The problem statement is unclear to me because it does not provide any information for deciding how many single-particle states have energy ##E_0## or energy ##E_1##. For spin 1/2 particles there are systems for which there are more than two single particle states associated with a particular energy level.

For example, consider the system to be a two-dimensional box with length in the x-direction equal to length in the y-direction. Let ##n_x## and ##n_y## denote the quantum numbers associated with the different spatial wavefunctions. The states ##[n_x, n_y] = [1, 0]## and ##[n_x, n_y] = [0, 1]## would then be different states with the same energy ##E_1##. So, even without spin, there is two-fold degeneracy of level ##E_1##. If the particles are spin 1/2, we have additional degeneracy due to spin. Thus, there would be a total of four distinct quantum states of energy ##E_1##. For a cubical box (three dimensions), the degeneracy of ##E_1## would be 6 for spin 1/2 particles.

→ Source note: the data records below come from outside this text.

template <int BN, int WPX, int LOOP>
__global__ __launch_bounds__(256) __attribute__((amdgpu_waves_per_eu(2))) void conv3x3_kernel(
    const bf16_t* __restrict__ x, const bf16_t* __restrict__ wp, bf16_t* __restrict__ y, int M, int H, int W, int C, int N,
    int MT, int NT) {
    constexpr int C3_BM = WPX * 64;
    constexpr int CTW = BN / 32 / (4 / WPX);
    constexpr int XCHK = (C3_BM + 128) * 8 / 256;
    constexpr int WCH = BN * 8 / 256;
    constexpr int OS = BN + 8;
    extern __shared__ __attribute__((aligned(16))) unsigned char smem_raw[];
    const int NP = C3_BM + 2 * W + 2;
    bf16_t* sx = reinterpret_cast<bf16_t*>(smem_raw);
    const int sx_elems = (NP * C3_LS > C3_BM * OS ? NP * C3_LS : C3_BM * OS);
    bf16_t* sw = sx + ((sx_elems + 7) & ~7);
    const int tid = threadIdx.x, lane = tid & 63, w = tid >> 6, c = lane & 31, h = lane >> 5;
    const int wpx = w % WPX, wch = w / WPX;
    int mt, nt;
    if ((MT & 7) == 0) {
        const int xcd = blockIdx.x & 7, j = blockIdx.x >> 3;
        nt = j % NT;
        mt = (j / NT) * 8 + xcd;
    } else {
        nt = blockIdx.x % NT;
        mt = blockIdx.x / NT;
    }
    const int m0 = mt * C3_BM, n0 = nt * BN;
    const int nci = C >> 6;

    int pl[2];
    unsigned vmask[2];
#pragma unroll
    for (int p = 0; p < 2; ++p) {
        pl[p] = (wpx * 2 + p) * 32 + c;
        const int m = m0 + pl[p];
        const int ww = m % W, hh = (m / W) % H;
        unsigned vm = 0;
#pragma unroll
        for (int t = 0; t < 9; ++t) {
            const int kh = t / 3, kw = t - 3 * kh;
            const bool ok = (m < M) && (hh + kh - 1 >= 0) && (hh + kh - 1 < H) && (ww + kw - 1 >= 0) && (ww + kw - 1 < W);
            vm |= ok ? (1u << t) : 0u;
        }
        vmask[p] = vm;
    }

    u32x4 xr[XCHK], wr[3][WCH];
    [[maybe_unused]] auto load_x = [&](int cc) {
#pragma unroll
        for (int i = 0; i < XCHK; ++i) {
            const int q = tid + 256 * i, px = q >> 3, ch = q & 7;
            int gm = m0 - W - 1 + (px < NP ? px : NP - 1);
            gm = gm < 0 ? 0 : (gm >= M ? M - 1 : gm);
            xr[i] = *reinterpret_cast<const u32x4*>(x + (size_t)gm * C + cc * 64 + ch * 8);
        }
    };
    auto store_x = [&]() {
#pragma unroll
        for (int i = 0; i < XCHK; ++i) {
            const int q = tid + 256 * i, px = q >> 3, ch = q & 7;
            if (px < NP) *reinterpret_cast<u32x4*>(sx + px * C3_LS + ch * 8) = xr[i];
        }
    };
    const int nit = nci * 9;
    [[maybe_unused]] auto load_w = [&](int it, u32x4 (&r)[WCH]) {
        const int itc = it < nit ? it : nit - 1;
        const int cc = itc / 9, tap = itc - 9 * cc;
#pragma unroll
        for (int i = 0; i < WCH; ++i) {
            const int q = tid + 256 * i, row = q >> 3, ch = q & 7;
            r[i] = *reinterpret_cast<const u32x4*>(wp + ((size_t)(n0 + row) * 9 + tap) * C + cc * 64 + ch * 8);
        }
    };
    auto store_w = [&](int buf, const u32x4 (&r)[WCH]) {
#pragma unroll
        for (int i = 0; i < WCH; ++i) {
            const int q = tid + 256 * i, row = q >> 3, ch = q & 7;
            *reinterpret_cast<u32x4*>(sw + (buf * BN + row) * C3_LS + ch * 8) = r[i];
        }
    };

    f32x16 acc[2][CTW];
#pragma unroll
    for (int p = 0; p < 2; ++p)
#pragma unroll
        for (int ct = 0; ct < CTW; ++ct)
#pragma unroll
            for (int r = 0; r < 16; ++r) acc[p][ct][r] = 0.0f;

    if constexpr (LOOP == 1) {
        auto tap_body = [&](int it, u32x4 (&rfree)[WCH], const u32x4 (&rnext)[WCH]) {
            const int buf = it & 1;
            const int cc = it / 9, tap = it - 9 * cc;
            const int kh = tap / 3, kw = tap - 3 * kh;
            load_w(it + 3, rfree);
            if (tap == 4 && cc + 1 < nci) load_x(cc + 1);
            const bf16_t* bw = sw + (buf * BN + (wch * CTW) * 32 + c) * C3_LS + 8 * h;
            const int shift = kh * W + kw;
            const bool ok0 = (vmask[0] >> tap) & 1u, ok1 = (vmask[1] >> tap) & 1u;
#pragma unroll
            for (int ks = 0; ks < 4; ++ks) {
                bf16x8 b0 = lds8(sx + (pl[0] + shift) * C3_LS + 16 * ks + 8 * h);
                bf16x8 b1 = lds8(sx + (pl[1] + shift) * C3_LS + 16 * ks + 8 * h);
                u32x4 z0 = __builtin_bit_cast(u32x4, b0), z1 = __builtin_bit_cast(u32x4, b1);
#pragma unroll
                for (int j = 0; j < 4; ++j) { z0[j] = ok0 ? z0[j] : 0u; z1[j] = ok1 ? z1[j] : 0u; }
                b0 = __builtin_bit_cast(bf16x8, z0);
                b1 = __builtin_bit_cast(bf16x8, z1);
#pragma unroll
                for (int ct = 0; ct < CTW; ++ct) {
                    const bf16x8 a = lds8(bw + ct * 32 * C3_LS + 16 * ks);
                    mma16(acc[0][ct], a, b0);
                    mma16(acc[1][ct], a, b1);
                }
            }
            if (it + 1 < nit) store_w(buf ^ 1, rnext);
            if (tap == 8 && cc + 1 < nci) {
                lds_barrier();
                store_x();
            }
            lds_barrier();
        };

        load_x(0);
        load_w(0, wr[0]);
        load_w(1, wr[1]);
        load_w(2, wr[2]);
        store_x();
        store_w(0, wr[0]);
        __syncthreads();
        for (int it = 0; it < nit; it += 3) {
            tap_body(it, wr[0], wr[1]);
            tap_body(it + 1, wr[1], wr[2]);
            tap_body(it + 2, wr[2], wr[0]);
        }
    } else {
        const unsigned wq = (((unsigned)(n0 + (tid >> 3)) * 9u) * (unsigned)C + (unsigned)(tid & 7) * 8u) * 2u;
        const size_t wrow = (size_t)32 * 9 * C;
        auto load_w0 = [&](unsigned ws, u32x4 (&r)[WCH]) {
#pragma unroll
            for (int i = 0; i < WCH; ++i)
                r[i] = *reinterpret_cast<const u32x4*>(reinterpret_cast<const char*>(wp + ws + i * wrow) + wq);
        };
        const int gmb = m0 - W - 1 > 0 ? m0 - W - 1 : 0;
        const bf16_t* xb = x + (size_t)gmb * C;
        unsigned xq[XCHK];
#pragma unroll
        for (int i = 0; i < XCHK; ++i) {
            const int px = (tid >> 3) + 32 * i;
            int gm = m0 - W - 1 + (px < NP ? px : NP - 1);
            gm = gm < 0 ? 0 : (gm >= M ? M - 1 : gm);
            xq[i] = ((unsigned)(gm - gmb) * (unsigned)C + (unsigned)(tid & 7) * 8u) * 2u;
        }
        auto load_x0 = [&](int cc) {
#pragma unroll
            for (int i = 0; i < XCHK; ++i)
                xr[i] = *reinterpret_cast<const u32x4*>(reinterpret_cast<const char*>(xb + cc * 64) + xq[i]);
        };
        bf16_t* sz = sw + 2 * BN * C3_LS;
        const bf16_t* xl0 = sx + pl[0] * C3_LS + 8 * h;
        const bf16_t* xl1 = sx + pl[1] * C3_LS + 8 * h;
        const bf16_t* zl = sz + 8 * h;
        const bf16_t* bwl = sw + ((wch * CTW) * 32 + c) * C3_LS + 8 * h;
        auto xrow = [&](const bf16_t* xl, unsigned vm, int tap) -> const bf16_t* {
            const int kh = tap / 3, kw = tap - 3 * kh;
            const bf16_t* a = xl + (kh * W + kw) * C3_LS;
            if (tap == 4) return a;
            return (vm & (1u << tap)) ? a : zl;
        };
        struct Frag {
            bf16x8 b0, b1, a[CTW];
        };
        auto read_frag = [&](Frag& f, const bf16_t* p0, const bf16_t* p1, const bf16_t* bw, int ks) {
            f.b0 = lds8(p0 + 16 * ks);
            f.b1 = lds8(p1 + 16 * ks);
#pragma unroll
            for (int ct = 0; ct < CTW; ++ct) f.a[ct] = lds8(bw + ct * 32 * C3_LS + 16 * ks);
        };
        auto mma_frag = [&](const Frag& f) {
#pragma unroll
            for (int ct = 0; ct < CTW; ++ct) {
                mma16(acc[0][ct], f.a[ct], f.b0);
                mma16(acc[1][ct], f.a[ct], f.b1);
            }
        };

        load_x0(0);
        load_w0(0u, wr[0]);
        load_w0((unsigned)C, wr[1]);
        load_w0(2u * (unsigned)C, wr[2]);
        store_x();
        store_w(0, wr[0]);
        if (tid < C3_LS / 8) reinterpret_cast<u32x4*>(sz)[tid] = u32x4{0u, 0u, 0u, 0u};
        __syncthreads();
        Frag fa, fb;
        const bf16_t* p0 = xrow(xl0, vmask[0], 0);
        const bf16_t* p1 = xrow(xl1, vmask[1], 0);
        read_frag(fa, p0, p1, bwl, 0);
        for (int cc = 0; cc < nci; ++cc) {
            const bool more = cc + 1 < nci;
            const unsigned wsc = (unsigned)cc * 64u, wsn = (unsigned)(more ? cc + 1 : cc) * 64u;
#pragma unroll
            for (int tap = 0; tap < 9; ++tap) {
                const int buf = (cc + tap) & 1;
                const bf16_t* bw = bwl + buf * BN * C3_LS;
                const bool last = !more && tap == 8;
                read_frag(fb, p0, p1, bw, 1);
                if (!last) store_w(buf ^ 1, wr[(tap + 1) % 3]);
                load_w0(tap + 3 < 9 ? wsc + (unsigned)((tap + 3) * C) : wsn + (unsigned)((tap - 6) * C), wr[tap % 3]);
                if (tap == 4 && more) load_x0(cc + 1);
                __builtin_amdgcn_sched_barrier(0);
                mma_frag(fa);
                __builtin_amdgcn_sched_barrier(0);
                read_frag(fa, p0, p1, bw, 2);
                __builtin_amdgcn_sched_barrier(0);
                mma_frag(fb);
                __builtin_amdgcn_sched_barrier(0);
                read_frag(fb, p0, p1, bw, 3);
                __builtin_amdgcn_sched_barrier(0);
                mma_frag(fa);
                __builtin_amdgcn_sched_barrier(0);
                lds_barrier();
                if (tap == 8 && more) {
                    store_x();
                    lds_barrier();
                }
                if (!last) {
                    p0 = xrow(xl0, vmask[0], (tap + 1) % 9);
                    p1 = xrow(xl1, vmask[1], (tap + 1) % 9);
                    read_frag(fa, p0, p1, bwl + (buf ^ 1) * BN * C3_LS, 0);
                }
                __builtin_amdgcn_sched_barrier(0);
                mma_frag(fb);
                __builtin_amdgcn_sched_barrier(0);
            }
        }
    }
#pragma unroll
    for (int p = 0; p < 2; ++p) {
#pragma unroll
        for (int ct = 0; ct < CTW; ++ct) {
#pragma unroll
            for (int q = 0; q < 4; ++q) {
                u32x2 t;
                t[0] = pack2_bf16(acc[p][ct][4 * q], acc[p][ct][4 * q + 1]);
                t[1] = pack2_bf16(acc[p][ct][4 * q + 2], acc[p][ct][4 * q + 3]);
                *reinterpret_cast<u32x2*>(sx + pl[p] * OS + (wch * CTW + ct) * 32 + 8 * q + 4 * h) = t;
            }
        }
    }
    __syncthreads();
    constexpr int CPP = BN / 8;
#pragma unroll
    for (int i = 0; i < C3_BM * CPP / 256; ++i) {
        const int id = tid + 256 * i, px = id / CPP, ch = id - px * CPP;
        const int mm = m0 + px;
        if (mm < M) *reinterpret_cast<u32x4*>(y + (size_t)mm * N + n0 + ch * 8) = *reinterpret_cast<const u32x4*>(sx + px * OS + ch * 8);
    }
}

If we don't know the degeneracy of the energy levels, we can't derive the partition function ##Z##.
 
TSny said:
If we don't know the degeneracy of the energy levels, we can't derive the partition function ##Z##.
Sure, but since the degeneracy of the levels (other than the implicit spin degeneracy) is not explicitly mentioned I would take the default assumption that ##E_0## and ##E_1## are non-degenerate.
 
  • #10
kuruman said:
Sure, but since the degeneracy of the levels (other than the implicit spin degeneracy) is not explicitly mentioned I would take the default assumption that ##E_0## and ##E_1## are non-degenerate.
Yes. That would be the natural assumption. It’s the assumption made by @PhysicsRock.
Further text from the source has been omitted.